3. 金利が0.25%上がると、毎月の返済額はいくら変わる?

実際に金利が0.25%上昇した場合、どれくらい負担が増えるのかをシミュレーションしてみましょう。

借入金額:3,500万円(35年返済) 金利 0.5% の場合 金利 0.75% の場合
毎月の返済額 約 90,700 円 約 94,600 円 (+3,900円)
総返済額 約 3,810 万円 約 3,975 万円 (約+165万円)

借入額が大きくなればなるほど、また今後の金利上昇幅が大きくなればなるほど、総返済額の差は広がります。「予算ギリギリ」でのローン組みが、いかにリスクを伴うかが分かります。

4. プロが教える!金利上昇局面に負けない「賢い住まい選び」のコツ

金利が上がるからといって、住宅購入を諦める必要はありません。大切なのは、時代に合わせた「守りの買い方」を実践することです。

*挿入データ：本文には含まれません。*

+    emit(dict(kind='arms', parent=os.path.basename(args.parent), new=os.path.basename(args.new), rows=M, Ka=KA, widths=[832, 768],
+              operands='N(0,1)', order='parent, new, parent copy, %d times over, one process' % args.reps))
+    torch.manual_seed(0)
+    rand = lambda *s: torch.randn(*s, device=dev).bfloat16()
+    big = rand(M, KA)
+    med = {}
+    for fam in ('gemm_nn', 'wgrad_tn'):
+        for N in (832, 768):
+            small = rand(KA, N) if fam == 'gemm_nn' else rand(M, N)
+            res = torch.empty((M, N) if fam == 'gemm_nn' else (KA, N), dtype=torch.bfloat16, device=dev)
+            s = arms[0][1].ver_wgrad_tn_splits_ld(M, KA, N, KA)
+            nb = arms[0][1].ver_wgrad_tn_workspace(M, KA, N, s)
+            ws = torch.empty(nb // 4, dtype=torch.float32, device=dev)
+
+            def run(L):
+                if fam == 'gemm_nn':
+                    check(L.ver_gemm_nn(big.data_ptr(), KA, small.data_ptr(), N, None, res.data_ptr(), N, M, KA, N, 0, st), fam)
+                else:
+                    assert L.ver_wgrad_tn_splits_ld(M, KA, N, KA) == s
+                    check(L.ver_wgrad_tn(big.data_ptr(), KA, small.data_ptr(), N, M, KA, N, res.data_ptr(), N, 1, s, 0, ws.data_ptr(),
+                                         nb, st), fam)
+
+            got = {}
+            for name, L in arms[:2]:
+                res.zero_()
+                run(L)
+                got[name] = res.clone()
+            emit(dict(kind='bit_identity', family=fam, N=N, new_equals_parent=bool(torch.equal(got['parent'], got['new'])),
+                      result_abs_max=float(got['parent'].float().abs().max())))
+            del got
+            samples = {name: [] for name, _ in arms}
+            for _ in range(args.reps):
+                for name, L in arms:
+                    samples[name].append(timed(lambda: run(L)))
+            fl = 2.0 * M * KA * N
+            for name, _ in arms:
+                med[fam, N, name] = statistics.median(samples[name])
+                emit(dict(kind='microbench', family=fam, arm=name, M=M, K=KA, N=N, splits=s if fam == 'wgrad_tn' else 1,
+                          ms=[round(x, 4) for x in samples[name]], ms_median=round(med[fam, N, name], 4),
+                          tflops=round(fl / med[fam, N, name] / 1e9, 1)))
+            spread = abs(med[fam, N, 'parent'] - med[fam, N, 'parent_copy'])
+            gain = med[fam, N, 'parent'] - med[fam, N, 'new']
+            emit(dict(kind='verdict', family=fam, N=N, parent_ms=round(med[fam, N, 'parent'], 4), new_ms=round(med[fam, N, 'new'], 4),
+                      parent_aa_spread_ms=round(spread, 4), gain_ms=round(gain, 4),
+                      speedup=round(med[fam, N, 'parent'] / med[fam, N, 'new'], 4), clears_twice_the_spread=bool(gain > 2 * spread)))
+            del small, res, ws
+        for name, _ in arms:
+            t832, t768 = med[fam, 832, name], med[fam, 768, name]
+            emit(dict(kind='narrow_tile_cost', family=fam, arm=name, t832_ms=round(t832, 4), t768_ms=round(t768, 4),
+                      fraction_of_a_full_tile=round((t832 - t768) / (t768 / 3.0), 3)))
+    shutil.rmtree(tmp, ignore_errors=True)
+
+
+if __name__ == '__main__':
+    main()
diff --git a/vln-ver_amd/csrc/ver_gemm.hip b/vln-ver_amd/csrc/ver_gemm.hip
--- a/vln-ver_amd/csrc/ver_gemm.hip
+++ b/vln-ver_amd/csrc/ver_gemm.hip
@@ -107,14 +107,14 @@
     }
 }
 
-template <int ST, int IMPL>
-__device__ __forceinline__ void phase(char* lds, f32x4 (&acc)[8][4], const GemmLane& c, __amdgpu_buffer_rsrc_t& ra,
+template <int ST, int IMPL, int NI>
+__device__ __forceinline__ void phase(char* lds, f32x4 (&acc)[NI][4], const GemmLane& c, __amdgpu_buffer_rsrc_t& ra,
                                       __amdgpu_buffer_rsrc_t rw, int& soA, int& soW, const TapArgs& t, TapLane& tl, TapWave& ts,
                                       __amdgpu_buffer_rsrc_t rcst) {
     constexpr int SB = (ST & 1) * kStageBytes;
     constexpr int UP = ST >= 2 ? 65536 : 0;
     const int a0 = c.offA0 + UP;
-    i32x4 av[8];
+    i32x4 av[NI];
     i32x2 bl[4], bh[4];
     av[0] = row_read<SB>(a0);
     av[1] = row_read<SB + 1024>(a0);
@@ -123,9 +123,11 @@
         const int b = c.offB[q] + UP;
         bl[q] = tr_read<SB + 16384>(b);
         bh[q] = tr_read<SB + 16384 + 512>(b);
-        if (q == 0) av[2] = row_read<SB + 2048>(a0), av[3] = row_read<SB + 3072>(a0);
-        if (q == 1) av[4] = row_read<SB + 4096>(a0), av[5] = row_read<SB + 5120>(a0);
-        if (q == 2) av[6] = row_read<SB + 6144>(a0), av[7] = row_read<SB + 7168>(a0);
+        if constexpr (NI == 8) {
+            if (q == 0) av[2] = row_read<SB + 2048>(a0), av[3] = row_read<SB + 3072>(a0);
+            if (q == 1) av[4] = row_read<SB + 4096>(a0), av[5] = row_read<SB + 5120>(a0);
+            if (q == 2) av[6] = row_read<SB + 6144>(a0), av[7] = row_read<SB + 7168>(a0);
+        }
     }
     constexpr int DS = ((ST + 2) % kStages) * kStageBytes;
     request_a<IMPL, false>(lds + DS + c.dmaA, c, ra, rcst, soA, t, tl, ts);
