@@ -1483,18 +1502,24 @@
   FnoModelPlan::CallState cs;
   cs.B = B;
   PwFwdArgs a;
+  MidLiftIn mli;
+  memset(&mli, 0, sizeof(mli));
   if (has_lift) {
     memset(&a, 0, sizeof(a));
     a.x = x; a.w = prm->lift_w; a.bias = prm->lift_b;
     cs.u0_skipped = lift_fused(p);
     a.u = cs.u0_skipped ? nullptr : u; a.x1 = p->loose ? nullptr : w.x1; a.tfwd = p->t.tfwd_f;
     set_tile_geom(a, g, s, 0);
-    const size_t lds_lr = ((size_t)2 * g.Klast * (g.W + 4) + (size_t)LR_ROWS * d.Cin * (g.W + 4) + 2) * 4 + (size_t)LR_ROWS * g.Klast * (d.Cin + 1) * 8;
+    const size_t lds_lr = lift_rowdft_lds(p);
     if (cs.u0_skipped && !p->loose && lds_lr <= 48 * 1024) {
       const int nrows = B * g.P;
+      if (lift_modespace(p)) {
+        mli.xl = (const float2*)w.x1; mli.srow = mli.xl + (size_t)nrows * g.Klast * d.Cin;
+        mli.lw = prm->lift_w; mli.lb = prm->lift_b; mli.CL = d.Cin;
+      }
       LAUNCHCHK(launch("k_lift_rowdft", k_lift_rowdft, dim3((nrows + LR_ROWS - 1) / LR_ROWS), dim3(256), lds_lr, st, x,
                        prm->lift_w, prm->lift_b, p->t.tfwd_f, (float2*)w.x1, d.Cin, C, g.PW, g.W, g.P, g.Klast, nrows,
-                       h2 ? amax + kBndX : nullptr));
+                       h2 ? amax + kBndX : nullptr, (float2*)mli.xl, (float2*)mli.srow));
       lift_xmax = h2;
     } else
     LAUNCHCHK(launch_lift(p, st, std::min(s.ntiles, FNO_GRID_LIFT * p->ncu), a));
@@ -1511,7 +1536,8 @@
     if (p->loose && l > 0)
       LAUNCHCHK(row_forward(st, g, p->t.tfwd_f, p->t.tT[0], p->t.K2P, B, C, u + (size_t)l * s.n_act, w.x1,
                             (int)((d.gelu_mask >> (l - 1)) & 1u)));
-    LAUNCHCHK(spectral_mid_fwd(p, st, B, w, sv.wps + (size_t)l * s.n_wp, sv.hats + (size_t)l * s.n_hat));
+    LAUNCHCHK(spectral_mid_fwd(p, st, B, w, sv.wps + (size_t)l * s.n_wp, sv.hats + (size_t)l * s.n_hat,
+                               (l == 0 && mli.xl) ? &mli : nullptr));
     memset(&a, 0, sizeof(a));
     a.x = (l == 0 && !has_lift) ? x : u + (size_t)l * s.n_act;
     if (l == 0 && has_lift && cs.u0_skipped) { a.x = x; a.lw = prm->lift_w; a.lb = prm->lift_b; a.CL = d.Cin; }
diff --git a/pde_policylearning_amd/csrc/k_pointwise.h b/pde_policylearning_amd/csrc/k_pointwise.h
--- a/pde_policylearning_amd/csrc/k_pointwise.h
+++ b/pde_policylearning_amd/csrc/k_pointwise.h
@@ -396,7 +396,8 @@
 __global__ void __launch_bounds__(256) k_lift_rowdft(const float* __restrict__ x, const float* __restrict__ lw,
                                                      const float* __restrict__ lb, const float* __restrict__ tfwd,
                                                      float2* __restrict__ x1, int CL, int C, int PW, int W, int P, int K2,
-                                                     int nrows, float* __restrict__ xmax) {
+                                                     int nrows, float* __restrict__ xmax, float2* __restrict__ xl,
+                                                     float2* __restrict__ srow) {
   extern __shared__ __attribute__((aligned(16))) float smem[];
   const int WP = W + 4;
   float* ts = smem;
@@ -409,8 +410,8 @@
   const int c = lane;
   float wv[4];
 #pragma unroll
-  for (int k = 0; k < 4; ++k) wv[k] = (c < C && k < CL) ? lw[c * CL + k] : 0.f;
-  const float bc = (lb && c < C) ? lb[c] : 0.f;
+  for (int k = 0; k < 4; ++k) wv[k] = (!xl && c < C && k < CL) ? lw[c * CL + k] : 0.f;
+  const float bc = (!xl && lb && c < C) ? lb[c] : 0.f;
   {
     const int nt_tab = 2 * K2 * W, nt_x = LR_ROWS * CL * W;
     for (int base = 0; base < nt_tab; base += 8 * 256) {
@@ -468,7 +469,15 @@
     } else {
       for (int w = 0; w < W; ++w) { sr += tr[w]; si += ti[w]; }
     }
+    if (xl) {
+      if (k < CL) { if (r < nr) xl[((size_t)(row0 + r) * K2 + k2) * CL + k] = make_float2(sr, si); }
+      else if (row0 == 0 && r == 0) srow[k2] = make_float2(sr, si);
+    } else
     xh[i] = make_float2(sr, si);
+  }
+  if (xl) {
+    if (xmax && wave == 0 && (blockIdx.x & 15) != 0) absmax_publish(vmax, xmax);
+    return;
   }
   __syncthreads();
   if (c < C) {
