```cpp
static inline int full_cap_for(int vocab) { int p = 1; while (p < vocab) p <<= 1; return vocab > SAMP_CAND ? p : 0; }
static inline int alloc_scratch(DevBufs& m, SampleScratch& sc, int rows, int vocab) {
    const int fc = full_cap_for(vocab);
    TRY(m.get(&sc.overflow, (size_t)rows));
    if (fc) {
        TRY(m.get(&sc.full_val, (size_t)rows * fc, false));
        TRY(m.get(&sc.full_idx, (size_t)rows * fc, false));
        TRY(m.get(&sc.nuc_cnt, (size_t)rows * 2048));
        TRY(m.get(&sc.nuc_mass, (size_t)rows * 2048));
    }
    TRY(m.get(&sc.hist, (size_t)rows * 2048));
    TRY(m.get(&sc.slice_val, (size_t)rows * SAMP_NS));
    TRY(m.get(&sc.slice_idx, (size_t)rows * SAMP_NS));
    TRY(m.get(&sc.cand_val, (size_t)rows * SAMP_CAND));
    TRY(m.get(&sc.cand_idx, (size_t)rows * SAMP_CAND));
    TRY(m.get(&sc.cand_n, (size_t)rows));
    return 0;
}
static inline int alloc_lp_scratch(DevBufs& m, SampleScratch& sc, int rows) {
    if (sc.lp) return 0;
    TRY(m.get(&sc.slice_sum, (size_t)rows * SAMP_NS));
    TRY(m.get(&sc.lp, (size_t)rows * 8));
    return 0;
}

struct Layer {
    void *wqkv = nullptr, *wo = nullptr, *wgu = nullptr, *wd = nullptr;
    void *ln_in = nullptr, *ln_post = nullptr, *qn = nullptr, *kn = nullptr;
    int bound = 0;
};

enum { PROF_SCORES = 0, PROF_PV = 1, PROF_GEMM = 2, PROF_STEP = 3,
       PROF_CE = 4,
       PROF_N = 5 };

struct MttsEngine {
    DevBufs mem;
    MttsConfig cfg;
    int device = 0;
    int H, I, L, nq, nkv, V0, Vs, Vs_pad, V0_pad, qkv_rows;
    std::vector<Layer> layers;
    void* emb[8] = {nullptr};
    void* head0 = nullptr;
    void* heads17 = nullptr;
    void* final_norm = nullptr;
    uint16_t *rope_cos = nullptr, *rope_sin = nullptr;
    int rope_rows = 0;
    int emb_bound = 0, norm_bound = 0;
    const uint16_t** d_tables = nullptr;
    GemmPlan p_qkv, p_o, p_gu, p_d, p_h0, p_h17;
    float* partial = nullptr;
    float* partial2 = nullptr;
    void *x2 = nullptr, *act_rm = nullptr;
    int small_rows = SMALL_RP;
    int gemm_depth = 1;
    void *x = nullptr, *xn = nullptr, *attn_p = nullptr, *act_p = nullptr, *qbuf = nullptr, *hlast = nullptr, *xh = nullptr;
    void *logits0 = nullptr, *logits17 = nullptr, *join_logits0 = nullptr, *join_logits17 = nullptr;
    void* scores = nullptr;
    float *stats = nullptr, *opart = nullptr;
    void *kcache = nullptr, *vcache = nullptr;
    size_t layer_stride = 0;
    int total_pages = 0, max_pages = 0, nchunks_max = 0;
    int32_t* d_page_table = nullptr;
    KvPool pool;
    std::vector<char> slot_live;
    int forced_draw = 0;
    std::vector<int32_t> next_row_ids;
    int next_takes = 1;
    int takes = 1;
    bool f32 = false;
    int h16 = 0;
    struct LayerF32 { float *wqkv = nullptr, *wo = nullptr, *wgu = nullptr, *wd = nullptr, *ln_in = nullptr, *ln_post = nullptr, *qn = nullptr, *kn = nullptr; };
    std::vector<LayerF32> lf;
    float* embf[8] = {nullptr};
    const float** d_tables_f = nullptr;
    float *final_norm_f = nullptr, *rope_cos_f = nullptr, *rope_sin_f = nullptr;
    float *kcache_f = nullptr, *vcache_f = nullptr;
    float *xf = nullptr, *xnf = nullptr, *qkvf = nullptr, *qbuf_f = nullptr, *attnf = nullptr, *yf = nullptr, *guf = nullptr,
          *actf = nullptr, *hlast_f = nullptr, *scores_f = nullptr;
    SeqState* d_seqs = nullptr;
    RowMeta* d_meta = nullptr;
    LoopState* d_ls = nullptr;
    LoopState* h_ls = nullptr;
    SeqState* h_seqs = nullptr;
    int32_t *d_decisions = nullptr, *d_cur = nullptr, *d_gen = nullptr, *d_declog = nullptr, *d_forced = nullptr,
            *d_tf = nullptr;
    uint32_t* d_bitmaps = nullptr;
    int bm_words = 0;
    MttsSamplerCfg* d_scfg = nullptr;
    SampleScratch sscr;
    int ch0_sampled = 0;
    float* d_lp = nullptr;
    int lp_cap = 0;
    int scores_next = 0;
    int scores_on = 0;
    bool run_open = false;
    int32_t* d_sc_labels = nullptr;
    float* d_sc_logp = nullptr;
    size_t sc_cap_rows = 0;
    float* sc_part = nullptr;
    float* sc_logits = nullptr;
    int32_t* d_sc_top_ids = nullptr;
    float* d_sc_top_logp = nullptr;
    size_t sc_top_cap = 0;
    uint32_t* sc_cand = nullptr;
    std::vector<LoraEnt> bank;
    LoraEnt* d_bank = nullptr;
    int bank_pairs[MTTS_MAX_ADAPTERS] = {0};
    int32_t* d_seq_adapter = nullptr;
    std::vector<int32_t> seq_adapter = std::vector<int32_t>(MTTS_RCAP, -1);
    std::vector<int32_t> next_slot_adapter = std::vector<int32_t>(MTTS_RCAP, -1);
    std::vector<int32_t> next_row_adapters;
    bool row_adapters_pending = false;
    int32_t* d_pf_tokens = nullptr;
    RowMeta* d_pf_meta = nullptr;
    size_t pf_cap_rows = 0;
    int gen_cap = 0;
    int B = 0, T = 0, base_length = 0, max_length = 0, max_steps = 0, steps_issued = 0;
    bool continuous = false;
    std::vector<int> join_step;
    std::vector<int> n_real;
    int max_real = 0;
    uint64_t seed = 0;
    bool began = false, has_forced = false;
    struct StepGraph { int B, pages, forced, ch0, scores, row, lora; hipGraphExec_t exec; };
    std::vector<StepGraph> graphs;
    hipStream_t cap_stream = nullptr;
    bool use_graphs = true;
    int kv_pack = 1;
    void *kpack = nullptr, *vpack = nullptr;
    size_t pk_layer_stride = 0;
    unsigned long long *d_seal_cnt = nullptr, *h_seal_cnt = nullptr;
    std::vector<char> pack_k_on, pack_v_on;
    int pack_min_work = 512;
    int fuse_qkv_max = 2560;
    int attn_row = 1;
    int n_cus = 0;
    int pf_mfma_pages = 0;
// ... 22 lines not shown
```

### moss-ttsd_amd/csrc/engine.hip

```cpp
#include "engine.h"
#include "staging.h"

#define FLUSH_STEPS 7
#define LINGER_STEPS 14
static inline int linger_bound(int B) { return 6 * B + 8; }
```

  • 予算に「ゆとり(バッファ)」を持たせる:現在の金利(0.5%前後)ではなく、金利が1.5%〜2.0%まで上昇しても家計が破綻しないか、事前にシミュレーションを行い、購入物件の予算上限を引き下げておく。
  • 住宅購入に関する「補助金・助成政策」をフル活用する:国や自治体では、子育て世帯や若者夫婦を対象とした手厚い住宅購入支援、定住応援金などを実施しています。これらを活用して初期費用やローン借入額を抑えるのが賢い選択です。
  • 「物件の資産価値」を重視する:将来的に金利負担が重くなった際、最悪のケースとして「高く売却できる」「賃貸に出せる」ような、駅近や人気の高いエリアの物件を選んでおくことで、住まいが最大のセーフティネットになります。

5. まとめ:今は「買い時」なのか?

結論から言うと、「ライフプランに合わせた買い時であれば、過度に恐れる必要はないが、綿密な計画が必須」の時代になりました。金利が上がるのを待っていても、物件価格が下がるとは限りません。むしろ、円高へと振れて物価が安定すれば、中長期的には買いやすくなる側面もあります。

一番のリスクは、ネットの不確かな情報だけで判断し、チャンスを逃したり、逆に無計画なローンを組んでしまったりすることです。まずはあなたの家計状況に合わせた「正しいシミュレーション」を行うことから始めましょう。